HOW TO COMPLETE THIS TASK:
A line qualifies if it holds the string "template". Copy every qualifying line from the records.

THE DATA:
template <int HD>
__device__ __forceinline__ void attn_store_tile(op16_t* T, const f32x16 (&acc)[HD / 32], op16_t* gblock, size_t gstride, int rows_left, int lane) {
    constexpr int LD = AttLd<HD>::v, C8 = HD / 8;
    const int half = lane >> 5, l31 = lane & 31;
#pragma unroll
    for (int nb = 0; nb < HD / 32; nb++)
#pragma unroll
        for (int g = 0; g < 4; g++)
            *reinterpret_cast<uint2*>(T + l31 * LD + nb * 32 + 8 * g + 4 * half) =
                make_uint2(pack2op(acc[nb][g * 4 + 0], acc[nb][g * 4 + 1]), pack2op(acc[nb][g * 4 + 2], acc[nb][g * 4 + 3]));
#pragma unroll
    for (int it = 0; it < C8 / 2; it++) {
        const int idx = lane + 64 * it, row = idx / C8, chunk = idx % C8;
        const uint4 v = *reinterpret_cast<const uint4*>(T + row * LD + chunk * 8);
        if (row < rows_left) *reinterpret_cast<uint4*>(gblock + (size_t)row * gstride + chunk * 8) = v;
    }
}

template <int HD, bool CAUSAL, bool DROP, int NBLK, int OCC, int DR = 32>
__global__ __launch_bounds__(256, OCC) void k_attn_bwd_fused(const op16_t* __restrict__ qkv, const op16_t* __restrict__ dout, const op16_t* __restrict__ o,
                                                             const float* __restrict__ lse, int B, int S, int H, float scale,
                                                             op16_t* __restrict__ dqkv, Drop drop = Drop()) {
    constexpr int KK = HD / 16, NB = HD / 32, LD = AttLd<HD>::v;
    constexpr bool SPARE = LD >= HD + 32;
    constexpr int LT = SPARE ? LD : 32;
    __shared__ __attribute__((aligned(16))) op16_t ksm[4][32 * LD];
    __shared__ __attribute__((aligned(16))) op16_t qsm[4][32 * LD];
    __shared__ __attribute__((aligned(16))) op16_t dsm[4][32 * LD];
    static_assert(DR == 32 || (!SPARE && NBLK == 1), "the short dS^T tile is for the single-block form with its own tile");
    __shared__ __attribute__((aligned(16))) op16_t dtx[SPARE ? 1 : 4][SPARE ? 8 : DR * 32];
    __shared__ __attribute__((aligned(16))) float ldsm[4][NBLK][64];
    const int lane = threadIdx.x & 63, wave = threadIdx.x >> 6;
    const int item = blockIdx.x * 4 + wave;
    if (item >= B * H) return;
    const int h = item % H, b = item / H;
    const int D = H * HD;
    const size_t rs = (size_t)3 * D;
    const op16_t* base = qkv + (size_t)b * S * rs + h * HD;
    const op16_t* dbase = dout + (size_t)b * S * D + h * HD;
    const op16_t* obase = o + (size_t)b * S * D + h * HD;
    const float* lrow = lse + ((size_t)b * H + h) * S;
    const int half = lane >> 5, l31 = lane & 31;
    const int coff = half * 8;
    op16_t* dtm = SPARE ? ksm[wave] + HD : dtx[SPARE ? 0 : wave];

    op16x8 qf[KK], dof[KK], kf[KK], vf[KK];
    auto load_q = [&](int i) {
        const int q = i * 32 + l31, qc = min(q, S - 1);
#pragma unroll
        for (int kk = 0; kk < KK; kk++) {
            qf[kk] = load_frag(base + (size_t)qc * rs + kk * 16 + coff, q < S);
            dof[kk] = load_frag(dbase + (size_t)qc * D + kk * 16 + coff, q < S);
        }
    };
    auto load_k = [&](int j) {
        const int key = j * 32 + l31, kc = min(key, S - 1);
#pragma unroll
        for (int kk = 0; kk < KK; kk++) {
            kf[kk] = load_frag(base + D + (size_t)kc * rs + kk * 16 + coff, key < S);
            vf[kk] = load_frag(base + 2 * D + (size_t)kc * rs + kk * 16 + coff, key < S);
        }
    };
    load_k(0);
    load_q(0);
#pragma unroll
    for (int i = 0; i < NBLK; i++) {
        const int q = i * 32 + l31, qc = min(q, S - 1);
        float acc = 0.f;
#pragma unroll
        for (int kk = 0; kk < KK; kk++) {
            const op16x8 df = load_frag(dbase + (size_t)qc * D + kk * 16 + coff, q < S);
            const op16x8 of = load_frag(obase + (size_t)qc * D + kk * 16 + coff, q < S);
            float x[8], y[8];
            unpack8(__builtin_bit_cast(uint4, df), x);
            unpack8(__builtin_bit_cast(uint4, of), y);
#pragma unroll
            for (int e = 0; e < 8; e++) acc += x[e] * y[e];
        }
        acc += __shfl_xor(acc, 32, 64);
        ldsm[wave][i][lane] = half ? acc : lrow[qc];
    }
    f32x16 dq[NBLK][NB];

#pragma unroll
    for (int j = 0; j < NBLK; j++) {
        const int key = j * 32 + l31;
#pragma unroll
        for (int kk = 0; kk < KK; kk++) *reinterpret_cast<op16x8*>(ksm[wave] + l31 * LD + kk * 16 + coff) = kf[kk];
        f32x16 dk[NB], dv[NB];
#pragma unroll
        for (int nb = 0; nb < NB; nb++)
#pragma unroll
            for (int r = 0; r < 16; r++) { dk[nb][r] = 0.f; dv[nb][r] = 0.f; }
#pragma unroll
        for (int i = 0; i < NBLK; i++) {
            if (CAUSAL && i < j) continue;
            const int ifirst = CAUSAL ? j : 0;
            if (!(j > 0 && i == ifirst && i == NBLK - 1)) {
#pragma unroll
                for (int kk = 0; kk < KK; kk++) {
                    *reinterpret_cast<op16x8*>(qsm[wave] + l31 * LD + kk * 16 + coff) = qf[kk];
                    *reinterpret_cast<op16x8*>(dsm[wave] + l31 * LD + kk * 16 + coff) = dof[kk];
                }
            }
            f32x16 s, dp;
#pragma unroll
            for (int r = 0; r < 16; r++) { s[r] = 0.f; dp[r] = 0.f; }
#pragma unroll
            for (int kk = 0; kk < KK; kk++) {
                s = CC_MFMA_32x32x16(qf[kk], kf[kk], s);
                dp = CC_MFMA_32x32x16(dof[kk], vf[kk], dp);
            }
            if (i + 1 < NBLK) {
                load_q(i + 1);
            } else if (j + 1 < NBLK) {
                const int ni = CAUSAL ? j + 1 : 0;
                if (ni != i) load_q(ni);
                load_k(j + 1);
            }
            if (j == 0) {
#pragma unroll
                for (int nb = 0; nb < NB; nb++)
#pragma unroll
                    for (int r = 0; r < 16; r++) dq[i][nb][r] = 0.f;
            }
            float p[16], ds[16];
#pragma unroll
            for (int g4 = 0; g4 < 4; g4++) {
                const float4 lq = *reinterpret_cast<const float4*>(&ldsm[wave][i][4 * half + 8 * g4]);
                const float4 dl = *reinterpret_cast<const float4*>(&ldsm[wave][i][32 + 4 * half + 8 * g4]);
                const float lqa[4] = {lq.x, lq.y, lq.z, lq.w}, dla[4] = {dl.x, dl.y, dl.z, dl.w};
#pragma unroll
                for (int e = 0; e < 4; e++) {
                    const int r = g4 * 4 + e;
                    const int qr = i * 32 + e + 8 * g4 + 4 * half;
                    const bool ok = qr < S && key < S && (!CAUSAL || key <= qr);
                    p[r] = ok ? __expf(s[r] * scale - lqa[e]) : 0.f;
                    if (DROP) {
                        const float mk = drop_mul(drop, ((unsigned)(b * H + h) * S + min(qr, S - 1)) * S + min(key, S - 1));
                        ds[r] = p[r] * (mk * dp[r] - dla[e]) * scale;
                        p[r] *= mk;
                    } else {
                        ds[r] = p[r] * (dp[r] - dla[e]) * scale;
                    }
                }
            }
            const op16x8 pf[2] = {pack_frag(p), pack_frag(p + 8)};
            const op16x8 dsf[2] = {pack_frag(ds), pack_frag(ds + 8)};
            if (DR == 32 || l31 < DR) {
#pragma unroll
                for (int t = 0; t < 2; t++) {
                    const uint4 w = __builtin_bit_cast(uint4, dsf[t]);
                    *reinterpret_cast<uint2*>(dtm + l31 * LT + 16 * t + 4 * half) = make_uint2(w.x, w.y);
                    *reinterpret_cast<uint2*>(dtm + l31 * LT + 16 * t + 8 + 4 * half) = make_uint2(w.z, w.w);
                }
            }
#pragma unroll
            for (int t = 0; t < 2; t++)
#pragma unroll
                for (int nb = 0; nb < NB; nb++) {
                    dv[nb] = CC_MFMA_32x32x16(frag_tr<HD>(dsm[wave], nb, t, lane), pf[t], dv[nb]);
                    dk[nb] = CC_MFMA_32x32x16(frag_tr<HD>(qsm[wave], nb, t, lane), dsf[t], dk[nb]);
                }
#pragma unroll
            for (int t = 0; t < 2; t++) {
                const op16x8 dst = frag_tr_ld<LT, DR>(dtm, 0, t, lane);
#pragma unroll
                for (int nb = 0; nb < NB; nb++) dq[i][nb] = CC_MFMA_32x32x16(frag_tr<HD>(ksm[wave], nb, t, lane), dst, dq[i][nb]);
            }
            if (j == (CAUSAL ? i : NBLK - 1)) {
                attn_store_tile<HD>(qsm[wave], dq[i], dqkv + ((size_t)b * S + i * 32) * rs + h * HD, rs, S - i * 32, lane);
            }
        }
        {
            op16_t* gblk = dqkv + ((size_t)b * S + j * 32) * rs + h * HD;
            attn_store_tile<HD>(ksm[wave], dk, gblk + D, rs, S - j * 32, lane);
            attn_store_tile<HD>(ksm[wave], dv, gblk + 2 * D, rs, S - j * 32, lane);
        }
    }
}

template <int HD, int NBLK>
static void attn_bwd_fused_launch(const op16_t* qkv, const op16_t* dout, const op16_t* o, const float* lse, int B, int S, int H, bool causal,
                                  op16_t* dqkv, hipStream_t st, Drop drop, float scale) {
    constexpr int OCC = CC_ATTN_FUSED_OCC;
    const dim3 grid((B * H + 3) / 4), blk(256);
    if (drop.thresh) hipLaunchKernelGGL((k_attn_bwd_fused<HD, true, true, NBLK, (HD == 64 ? OCC : 1)>), grid, blk, 0, st, qkv, dout, o, lse, B, S, H, scale, dqkv, drop);
    else if (causal) hipLaunchKernelGGL((k_attn_bwd_fused<HD, true, false, NBLK, (HD == 64 ? OCC : 1)>), grid, blk, 0, st, qkv, dout, o, lse, B, S, H, scale, dqkv, drop);
    else {
        if constexpr (HD == 96 && NBLK == 1) {
            static const bool short_on = []() { const char* e = cc_lab_env("CC_ATTN_BWD_SHORT"); return !e || atoi(e) != 0; }();
            if (S <= 24 && short_on) {
                hipLaunchKernelGGL((k_attn_bwd_fused<HD, false, false, NBLK, 2, 24>), grid, blk, 0, st, qkv, dout, o, lse, B, S, H, scale, dqkv, drop);
                return;
            }
        }
        hipLaunchKernelGGL((k_attn_bwd_fused<HD, false, false, NBLK, 1>), grid, blk, 0, st, qkv, dout, o, lse, B, S, H, scale, dqkv, drop);
    }
}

COMPLETED TASK:
template <int HD>
template <int HD, bool CAUSAL, bool DROP, int NBLK, int OCC, int DR = 32>
template <int HD, int NBLK>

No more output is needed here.